I recenti fatti di cronaca, dagli omicidi ad opera di ragazzi armati per strada, al pestaggio-omicidio del ragazzo italiano, rivelano un’aggressività ed una violenza in mano a giovani o giovanissimi uomini ed inducono a soffermarci, a fare una riflessione.
Soprattutto per decidere come agire.
Non intendo entrare nel merito del singolo fatto, soprattutto in questo periodo, nel quale si accendono ulteriori violenze verbali e polemiche. Non esprimo giudizi, che stanno in mano a persone deputate a svolgere questo lavoro.
Voglio invece fare una riflessione, nel mio ruolo di psicologa – la comprensione delle dinamiche e dei fenomeni psichici, anche sociali, collettivi attiene al mio ruolo – ma anche nel ruolo di donna e di madre.
Voglio innanzi tutto esprimere il profondo dolore che queste vicende provocano nel cuore di chi è ben consapevole dell’importanza di veicolare, trasmettere e sostenere i princìpi etici ed i valori umani universali agli altri, in tutti i contesti sociali, educativi e alle nuove generazioni in particolare.
Voglio esprimere la mia vicinanza al cuore di ogni mamma e di ogni donna. Dinanzi ad un dolore straziante, le madri sono e saranno sempre in prima fila, le più dirette interessate. Non soltanto coloro che sono madri, ma le donne tutte:
Stavano presso la croce di Gesù sua madre, la sorella di sua madre, Maria di Clèofa e Maria di Màgdala.

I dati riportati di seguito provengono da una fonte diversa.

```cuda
template <int KIND, bool MULTI, bool BUDGET, bool EXACT>
__global__ void __launch_bounds__(SwShape<KIND>::WARPS * 32, SwShape<KIND>::MINBLOCKS) k_sweep(DevCtx c, int n, const float* __restrict__ spawn,
                                                                            int max_sweeps) {
  typedef typename PType<KIND>::T P;
  constexpr int NWARPS = SwShape<KIND>::WARPS;
  __shared__ SoilDev s_soils[SM_MAX_SOILS];
  __shared__ unsigned int s_alive, s_total, s_wsum[NWARPS];
  __shared__ WarpSmem s_w[NWARPS];
  extern __shared__ unsigned int s_live[];
  const int W = (n + 31) >> 5;
  unsigned int* const s_word = s_live;
  unsigned int* const s_pref = s_live + W;
  for (int i = threadIdx.x; i < c.nsoils; i += blockDim.x) s_soils[i] = c.soils[i];
  if (threadIdx.x == 0) s_alive = 0;
  __syncthreads();

  RunCtl* ctl = c.ctl;
  unsigned int epoch = 0;
  const unsigned int tag0 = ctl->tag_base;
  const unsigned int gbase = MULTI ? ctl->epoch_base : 0u;
  const int gtid = blockIdx.x * blockDim.x + threadIdx.x;
  const int lane = threadIdx.x & 31;
  const int wib = threadIdx.x >> 5;
  const int slot = blockIdx.x * NWARPS + wib;
  const int nslots = gridDim.x * NWARPS;
  WarpSmem& ws = s_w[wib];
  WarpDev w{lane};

  unsigned long long n_steps = 0, n_oob = 0, n_evap = 0, n_stall = 0;
  bool any_doa = false;

  unsigned int total_alive = 0;
  {
    unsigned int my_alive = 0;
    unsigned long long doa = 0;
    const int nthreads = gridDim.x * blockDim.x;
    for (int pid = gtid; pid < n; pid += nthreads) {
      bool alive;
      if (spawn != nullptr) {
        const float x = spawn[2 * pid], y = spawn[2 * pid + 1];
        const int sx = (int)roundf(x), sy = (int)roundf(y);
        if (MULTI && owner_of_x<MULTI>(c, sx) != c.rank) {
          c.alive[pid] = 0;
          if (BUDGET) for (int k = 0; k < SM_BUDGET_SLOTS; k++) c.bud[(size_t)pid * SM_BUDGET_SLOTS + k] = 0.0;
          continue;
        }
        const uint32_t contains = s_soils[rec_surface(*cell_ptr<MULTI>(c, sx, sy))].transports;
        if (KIND == KIND_WATER) {
          WaterP q{x, y, 0.0f, 0.0f, 1.0, 0.0, contains};
          store_particle(c, pid, q);
          alive = true;
        } else {
          WindP q{x, y, -2.0f, 0.0f, 1.0f, 0.0, 0.0, contains};
          store_particle(c, pid, q);
          alive = !(s_soils[contains].suspension == 0.0);
          if (!alive) { doa++; any_doa = true; }
        }
        c.alive[pid] = alive ? 1 : 0;
        c.done[pid] = alive ? (tag0 - 1u) : 0xFFFFFFFFu;
        if (EXACT) c.fin[pid] = alive ? (tag0 - 1u) : 0xFFFFFFFFu;
        if (BUDGET) for (int k = 0; k < SM_BUDGET_SLOTS; k++) c.bud[(size_t)pid * SM_BUDGET_SLOTS + k] = 0.0;
      } else {
        alive = c.alive[pid] != 0;
      }
      if (alive) {
        P q;
        load_particle(c, pid, q);
        bin_insert<KIND, MULTI>(c, tag0, pid, (int)roundf(q.px), (int)roundf(q.py), particle_reach(q), c.rank);
        atomicOr(&c.lmask[tag0 % 3u][pid >> 5], 1u << (pid & 31));
        my_alive++;
      }
    }
    if (doa) atomicAdd(&ctl->exit_oob, doa);
    if (my_alive) atomicAdd(&s_alive, my_alive);
    __syncthreads();
    if (threadIdx.x == 0) {
      if (s_alive) atomicAdd(&ctl->alive_slot[0], s_alive);
      s_alive = 0;
    }
    if (MULTI) total_alive = grid_barrier_x(c, epoch, gbase, 0u, true, &s_total);
    else grid_barrier(&ctl->barrier, epoch);
  }
  const bool xnb = MULTI && c.strip_w >= 3 * Reach<KIND>::G;
  bool xglobal = true;
  int last_active = -1;

  int s = 0;
  for (;; s++) {
    const unsigned int tag = tag0 + (unsigned int)s;
    if (max_sweeps >= 0 && s >= max_sweeps) {
      if (!MULTI) total_alive = live_total<NWARPS>(c.lmask[tag % 3u], W, s_word, s_pref, s_wsum);
      break;
    }
    const unsigned int live = live_total<NWARPS>(c.lmask[tag % 3u], W, s_word, s_pref, s_wsum);
    if (!MULTI) total_alive = live;
    if ((!MULTI || xglobal) && total_alive == 0) break;
    {
      unsigned int* const z = c.lmask[(tag + 2u) % 3u];
      for (int i = gtid; i < W; i += gridDim.x * blockDim.x) z[i] = 0u;
    }
    if (gtid == 0) {
      if (MULTI) st_volatile_u32(&ctl->alive_slot[(s + 2) % 3], 0u);
      st_volatile_u32(&ctl->ticket[(tag + 2u) % 3u], 0u);
    }

    unsigned int my_alive = 0;
#ifdef SM_PROFILE
    unsigned long long prof_warp = 0;
    if (gtid == 0 && s < 16380) c.dbg[8 * s + 0] = live;
#endif
    {
    for (unsigned int rank = (unsigned int)slot; rank < live;) {
      int lo = 0, hi = W - 1;
      while (lo < hi) {
        const int mid = (lo + hi + 1) >> 1;
        if (s_pref[mid] <= rank) lo = mid; else hi = mid - 1;
      }
      const int pid = (lo << 5) + (int)__fns(s_word[lo], 0u, (int)(rank - s_pref[lo]) + 1);
      last_active = s;
#ifdef SM_PROFILE
      const long long pc0 = clock64();
      if (lane == 0 && s < 16380) {
        unsigned long long gt; asm volatile("mov.u64 %0, %%globaltimer;" : "=l"(gt));
        atomicMax(&c.dbg[8 * s + 6], ~gt);
      }
#endif
      P p;
      load_particle(c, pid, p);
      const int ix = (int)roundf(p.px), iy = (int)roundf(p.py);
      const int myR = particle_reach(p);
      const uint32_t tgt = coop_scan<KIND, MULTI, EXACT>(c, ws, lane, tag, pid, ix, iy, myR);
#ifdef SM_PROFILE
      const long long pc1 = clock64();
      long long pc2 = pc1;
#endif
      bool edge = false;
      if (MULTI) {
        const int xlo = c.rank * c.strip_w, xhi = xlo + c.strip_w;
        edge = (ix < xlo + 32 && c.rank > 0) || (ix >= xhi - 32 && c.rank < c.nranks - 1);
      }
      int r = SM_ALIVE;
      bool exact_now = false;
      if constexpr (EXACT) {
        exact_now = ws.cnt <= SM_SW_NEARX && !(MULTI && ws.remote);
        if (exact_now) r = sweep_exact<KIND, MULTI, BUDGET>(c, ws, w, s_soils, tag, pid, ix, iy, myR, p, edge);
      }
      if (!exact_now) {
        coop_wait<MULTI>(c, tag, tgt);
#ifdef SM_PROFILE
        pc2 = clock64();
#endif
        DevBack<MULTI, BUDGET> back(c, s_soils, tag);
        CoopWin<DevBack<MULTI, BUDGET> > a(back, &ws.cs);
#ifdef SM_PROFILE
        long long pcm, pci;
        {
          typename MidCoopType<KIND>::T mid;
          r = do_move_coop_full(w, a, p, mid);
          pcm = clock64();
          if (r == SM_ALIVE) r = do_interact_coop(w, a, p, mid);
          pci = clock64();
        }
#else
        r = do_step_coop(w, a, p);
#endif
        a.flush(w);
        if (lane == 0) {
          const unsigned int pub = (r == SM_ALIVE) ? tag : 0xFFFFFFFFu;
          if (ws.succ) {
            if (EXACT && !(MULTI && edge)) {
              fence_acq_rel_gpu();
              st_relaxed_u32(&c.fin[pid], pub);
              st_relaxed_u32(&c.done[pid], pub);
            } else {
              if (EXACT) st_release_u32(&c.fin[pid], pub);
              if (MULTI && edge) st_release_sys_u32(&c.done[pid], pub);
              else st_release_u32(&c.done[pid], pub);
            }
          } else {
            if (EXACT) st_volatile_u32(&c.fin[pid], pub);
            st_volatile_u32(&c.done[pid], pub);
// ... 21 lines not shown
          for (int k = 0; k < SM_BUDGET_SLOTS; k++) {
            const size_t at = (size_t)pid * SM_BUDGET_SLOTS + k;
            const double tot = c.bud[at] + ws.cs.acc[k];
            if (MULTI && bq != c.rank) c.bud[at] = 0.0;
            dst[at] = tot;
          }
        }
        if (r == SM_ALIVE) {
          int ddx = jx - ix, ddy = jy - iy;
          ddx = ddx < 0 ? -ddx : ddx; ddy = ddy < 0 ? -ddy : ddy;
          const int lim = myR - Reach<KIND>::RING;
          if (ddx > lim || ddy > lim) atomicOr(&ctl->err, 1u << 4);
          const int nq = owner_of_x<MULTI>(c, jx);
          if (MULTI && nq != c.rank) {
            DevCtx o = c;
            o.pa = c.peer[nq].pa; o.pb = c.peer[nq].pb; o.pc = c.peer[nq].pc;
            store_particle(o, pid, p);
            c.peer[nq].done[pid] = tag;
            if (EXACT) c.peer[nq].fin[pid] = tag;
            c.peer[nq].alive[pid] = 1;
            c.alive[pid] = 0;
            atomicOr_system(&c.peer[nq].lmask[(tag + 1u) % 3u][pid >> 5], 1u << (pid & 31));
          } else {
            store_particle(c, pid, p);
            atomicOr(&c.lmask[(tag + 1u) % 3u][pid >> 5], 1u << (pid & 31));
          }
          bin_insert<KIND, MULTI>(c, tag + 1u, pid, jx, jy, particle_reach(p), nq);
        } else {
          store_particle(c, pid, p);
          c.alive[pid] = 0;
        }
      }
#if SM_PREFETCH
      if (r == SM_ALIVE && lane < 18) {
        const int ox = lane < 9 ? jx : (int)roundf(p.px + p.sx);
        const int oy = lane < 9 ? jy : (int)roundf(p.py + next_dy(p));
        const int k = lane < 9 ? lane : lane - 9;
        const int x = ox + k / 3 - 1, y = oy + k % 3 - 1;
        if (x >= 0 && y >= 0 && x < c.dimx && y < c.dimy && (!MULTI || owner_of_x<MULTI>(c, x) == c.rank))
          prefetch_l2(cell_ptr<MULTI>(c, x, y));
      }
#endif
#ifdef SM_PROFILE
      {
        const long long pc3 = clock64();
        prof_warp += (unsigned long long)(pc3 - pc0);
        if (lane == 0 && s < 16380) {
          atomicMax(&c.dbg[8 * s + 1], (unsigned long long)(pc3 - pc2));
          atomicMax(&c.dbg[8 * s + 2], (unsigned long long)(pc2 - pc1));
          atomicAdd(&c.dbg[8 * s + 4], (unsigned long long)(pc3 - pc2));
          atomicAdd(&c.dbg[8 * s + 5], 1ull);
        }
      }
#endif
      if (r == SM_ALIVE) { n_steps++; my_alive++; }
      else if (r == SM_EXIT_OOB) n_oob++;
      else if (r == SM_EXIT_STALL) n_stall++;
      else { n_steps++; n_evap++; }
      __syncwarp();
      if (live <= (unsigned int)nslots) break;
      unsigned int nr = 0;
      if (lane == 0) nr = (unsigned int)nslots + atomicAdd(&ctl->ticket[tag % 3u], 1u);
      rank = __shfl_sync(0xffffffffu, nr, 0);
    }
    }
#ifdef SM_PROFILE
    if (lane == 0 && s < 16380 && prof_warp) {
      atomicMax(&c.dbg[8 * s + 3], prof_warp);
      unsigned long long gt; asm volatile("mov.u64 %0, %%globaltimer;" : "=l"(gt));
      atomicMax(&c.dbg[8 * s + 7], gt);
    }
#endif
    if (MULTI) {
      if (lane == 0 && my_alive) atomicAdd(&s_alive, my_alive);
      __syncthreads();
      if (threadIdx.x == 0) {
        if (s_alive) atomicAdd(&ctl->alive_slot[(s + 1) % 3], s_alive);
        s_alive = 0;
      }
    }
    if (MULTI) {
      xglobal = !xnb || ((s + 1) % SM_XSYNC_K == 0) || (max_sweeps >= 0 && s + 1 >= max_sweeps);
      total_alive = grid_barrier_x(c, epoch, gbase, (unsigned int)((s + 1) % 3), xglobal, &s_total);
    } else grid_barrier(&ctl->barrier, epoch);
  }

  if (lane == 0) {
    if (n_steps) atomicAdd(&ctl->steps, n_steps);
    if (n_oob) atomicAdd(&ctl->exit_oob, n_oob);
    if (n_evap) atomicAdd(&ctl->exit_evap, n_evap);
    if (n_stall) atomicAdd(&ctl->exit_stall, n_stall);
  }
  if (any_doa) atomicMax(&ctl->sweeps, 1ull);
  if (MULTI && lane == 0 && last_active >= 0) atomicMax(&ctl->sweeps, (unsigned long long)(last_active + 1));
  if (gtid == 0) {
    if (!MULTI) atomicMax(&ctl->sweeps, (unsigned long long)s);
    ctl->alive = total_alive;
    ctl->tag_base = tag0 + (unsigned int)s + 2u;
    if (MULTI) ctl->epoch_base = gbase + epoch;
  }
}
```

Gesù allora, vedendo la madre e lì accanto a lei il discepolo che egli amava, disse alla madre: “Donna, ecco il tuo figlio!”
(Giovanni 19,18-30)
Vorrei quindi, come è logico e doveroso fare, interrogarmi sulle cause. Molte cose possono essere alla base, all’origine, di fenomeni di una violenza tanto intensa e drammatica.
Il fattore scatenante ultimo è senza ombra di dubbio la prolungata limitazione della libertà, la chiusura “forzata”, che dal punto di vista psicologico è inequivocabilmente fonte di stress prolungato. Il blocco dell’azione, la chiusura, la limitazione della libertà di movimento sono difficili, molto difficili da gestire. Nei soggetti più fragili determinano reazioni opposte, di vario tipo, oltre a conclamate espressioni patologiche, prima fra tutte l’espressione incontrollata dell’aggressività, spesso rivolta verso l’esterno.
Ma questo senza dubbio importante elemento clinicamente rilevante, non può essere l’unico fattore causale.
Ecco gli altri fattori causali, a mio avviso tutti ugualmente importanti, che mi pare di rilevare.
- L’esposizione alla violenza: dai film, ai videogiochi, alle immagini stesse di cronaca, l’esposizione – soprattutto visiva – a scene di violenza è particolarmente intensa e tende a diventare normale.
- La società iperstimolante: dall’iper-organizzazione delle attività, scolastiche e sportive, al multitasking, agli stimoli di luci, suoni, campi elettromagnetici, tutto il mondo nel quale viviamo e siamo immersi è un continuo stimolo per il nostro organismo.
- La perdita di valori: la società non porta avanti i valori fondanti l’umanità e la società, non persegue ideali di etica, non sostiene modelli positivi, ma sembra anzi enfatizzare tutto ciò che di negativo c’è e ci può essere nel mondo.
A fronte di una situazione così descritta, oltre al dolore, al profondo dolore che emerge, credo che stia proprio a noi donne, non soltanto alle mamme, il compito di cambiare la rotta, di fare tutto ciò che è nel nostro potere e nei ruoli che ricopriamo nella società, ciascuna nel proprio ambiente e nel proprio ambito sociale, perché si verifichi un vero cambiamento negli animi.
Gli obiettivi da perseguire, i valori da trasmettere, i comportamenti da incentivare, favorire, premiare, i modelli da imitare, devono andare tutti in questa direzione:
- Il rifiuto di ogni forma di violenza
- Il rispetto di se stessi e degli altri
- La comprensione per poter favorire il dialogo
- Lo studio, la conoscenza che rende uomini liberi
- La forza, la tenacia, la resilienza, il rialzarsi dalle difficoltà, come modello da portare avanti.
Adesso sta a noi, donne e mamme, cambiare registro.